Short-distance migrants have consistently strengthened the temperature-arrival relationship since the late 1970s (Fig. 4). We hypothesise that this might be a consequence of changed environmental conditions which result in rapid modifications of migratory routes such as decreasing migratory distances between breeding and non-breeding residency grounds (Berthold et al. 1992; Sutherland 1998). This was recently documented for several short-distance migrants (Pulido and Berthold 2010; Smallegange et al. 2010; Visser et al. 2009) and a long-distance migrant, the barn swallow (Ambrosini et al. 2011 ). This probably leads to better climatic teleconnections of residency sites of birds over their annual cycle. One consequence of this might be that short-distance migrants will always show stronger relationship in arrivals when linked to breeding site temperature.
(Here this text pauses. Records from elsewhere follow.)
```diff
@@ -686,19 +715,19 @@
     return _MATH["bf16" if bf16 else "fp32"]
 
 
-def _engines_of(lay, bf16, dx=True, dw=True, reach=None):
+def _engines_of(lay, bf16, dx=True, dw=True, reach=None, wrw_f32=None):
     transposed, B, Cin, H, W, Cout, k, stride, pad, dil = lay
     fop, bop = (ops.CONVT_FWD, ops.CONVT_BWD_DATA) if transposed else (ops.CONV_FWD, ops.CONV_BWD_DATA)
     return (select(fop, B, Cin, H, W, Cout, k, stride, pad, dil, bf16, reach=reach),
             select(bop, B, Cin, H, W, Cout, k, stride, pad, dil, bf16, reach=reach) if dx else "miopen",
-            select_wrw(transposed, B, Cin, H, W, Cout, k, stride, pad, dil, bf16, reach=reach) if dw else "miopen")
+            select_wrw(transposed, B, Cin, H, W, Cout, k, stride, pad, dil, bf16, reach=reach, wrw_f32=wrw_f32) if dw else "miopen")
 
 
 def any_engine(m, x):
     lb = _layer_of(m, x, m.weight)
     if lb is None:
         return False
-    return _engines_of(*lb, reach=getattr(m, "smallmap_reach", None)) != ("miopen",) * 3
+    return _engines_of(*lb, reach=getattr(m, "smallmap_reach", None), wrw_f32=getattr(m, "wrw_f32", None)) != ("miopen",) * 3
 
 
 def conv_nobias(m, x, weight=None):
@@ -710,10 +739,11 @@
         math = _MATH["bf16" if bf16 else "fp32"]
         grad = torch.is_grad_enabled()
         reach = getattr(m, "smallmap_reach", None)
-        engs = _engines_of(lay, bf16, grad and x.requires_grad, grad and w.requires_grad, reach)
+        wrw_f32 = getattr(m, "wrw_f32", None)
+        engs = _engines_of(lay, bf16, grad and x.requires_grad, grad and w.requires_grad, reach, wrw_f32)
         if grad and (x.requires_grad or w.requires_grad):
             if engs != ("miopen",) * 3:
-                return _HipConv.apply(x, w, lay, engs[0], math, act, reach)
+                return _HipConv.apply(x, w, lay, engs[0], math, act, reach, wrw_f32)
         elif engs[0] != "miopen":
             fop = ops.CONVT_FWD if lay[0] else ops.CONV_FWD
             return _run_data(engs[0], fop, x.contiguous(), w.detach(), lay, math, act, param=w,
diff --git a/deepinpainting_amd/ops.py b/deepinpainting_amd/ops.py
--- a/deepinpainting_amd/ops.py
+++ b/deepinpainting_amd/ops.py
@@ -903,6 +903,47 @@
     return g
 
 
+WRW_F32_GEOMS = {(3, 1, 1, 1): 0, (4, 2, 1, 1): 1, (4, 2, 3, 2): 2}
+
+
+def _wrw_f32_args(transposed, B, Cin, H, W, Cout, k, stride, pad, dil):
+    geom = WRW_F32_GEOMS.get((k, stride, pad, dil))
+    if geom is None or (transposed and geom == 2):
+        return None
+    if transposed:
+        return geom, B, Cin, Cout, H, W
+    if H % stride or W % stride:
+        return None
+    return geom, B, Cout, Cin, H // stride, W // stride
+
+
+def conv_wrw_f32_supported(transposed, B, Cin, H, W, Cout, k, stride, pad, dil):
+    a = _wrw_f32_args(transposed, B, Cin, H, W, Cout, k, stride, pad, dil)
+    return a is not None and _lib.lib().ipsr_conv_wrw_f32_workspace_bytes(*a) > 0
+
+
+def conv_wrw_f32(transposed, x, dy, k, stride, pad, dil, out=None):
+    x = _req(x, torch.float32, "x")
+    dy = _req(dy, torch.float32, "dy")
+    B, Cin, H, W = x.shape
+    Cout = dy.shape[1]
+    a = _wrw_f32_args(transposed, B, Cin, H, W, Cout, k, stride, pad, dil)
+    if a is None:
+        raise NotImplementedError("conv_wrw_f32: k%d s%d p%d d%d %s on a %dx%d map is not implemented" % (
+            k, stride, pad, dil, "ConvTranspose2d" if transposed else "Conv2d", H, W))
+    geom, _, Kb, Cs, Hb, Wb = a
+    big, small = (x, dy) if transposed else (dy, x)
+    hs, ws_ = (Hb, Wb) if geom == 0 else (2 * Hb, 2 * Wb)
+    if tuple(big.shape) != (B, Kb, Hb, Wb) or tuple(small.shape) != (B, Cs, hs, ws_):
+        raise RuntimeError("conv_wrw_f32: x %s / dy %s do not match k%d s%d p%d d%d" % (tuple(x.shape), tuple(dy.shape), k, stride, pad, dil))
+    L = _lib.lib()
+    dw = _result(out, (Kb, Cs, k, k), torch.float32, x.device, "conv_wrw_f32")
+    ws = _probed_workspace(L, L.ipsr_conv_wrw_f32_workspace_bytes(*a), x.device, "ipsr_conv_wrw_f32: geom %d B=%d Kb=%d Cs=%d %dx%d", a)
+    _lib.check(L.ipsr_conv_wrw_f32(geom, big.data_ptr(), small.data_ptr(), dw.data_ptr(), B, Kb, Cs, Hb, Wb, ws.data_ptr(), ws.numel(), _stream()),
+               "ipsr_conv_wrw_f32")
+    return dw
+
+
 SM_DATA, SM_WRW, SM_FWD = 0, 1, 2
 
 
diff --git a/deepinpainting_amd/options.py b/deepinpainting_amd/options.py
--- a/deepinpainting_amd/options.py
+++ b/deepinpainting_amd/options.py
@@ -56,5 +56,6 @@
         self.lr_decay_iters = 50
         self.isTrain = True
         self.smallmap_reach = 1024
+        self.wrw_f32 = 1
         for k, v in overrides.items():
             setattr(self, k, v)
diff --git a/include/ipsr_hip.h b/include/ipsr_hip.h
--- a/include/ipsr_hip.h
+++ b/include/ipsr_hip.h
@@ -207,6 +207,10 @@
 int ipsr_conv3x3_bf16_wrw(int form, const void* x, const void* dy, float* dw, int B, int Cin, int H, int W, int Cout,
                           void* ws, size_t ws_bytes, void* stream);
 
+size_t ipsr_conv_wrw_f32_workspace_bytes(int geom, int B, int Kb, int Cs, int Hb, int Wb);
+int ipsr_conv_wrw_f32(int geom, const float* big, const float* small, float* dw, int B, int Kb, int Cs, int Hb, int Wb,
+                      void* ws, size_t ws_bytes, void* stream);
+
 int ipsr_wino_gemm_split(int rows, int cols, int reduction, int* out5 );
 int ipsr_debug_force_wino_split(int nsplit, int xi_split, int nsplit_tail);
 int ipsr_debug_set_option(int key, int value);
```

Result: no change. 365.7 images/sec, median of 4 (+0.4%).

By reconstructing one of the longest avian phenological time series, we analysed the course of temperature sensitivity across nearly two centuries. We showed that the strength of the temperature-arrival relationship has been changing throughout time but independently of cold or warm periods. Our results show that time series of sufficient length provide a more complex perspective on avian responses to climatic variability than studies with short time series. Centennial time series with bird arrivals are rare (e.g. Ahas 1999; Ellwood et al. 2010; Lehikoinen et al. 2004; Sparks and Carey 1995; Sparks 1999). Thus, a comprehensive synthesis of such long records from various sites with different patterns of climatic trends would be highly desirable as this would help us to better understand vertebrate responses to climatic variability.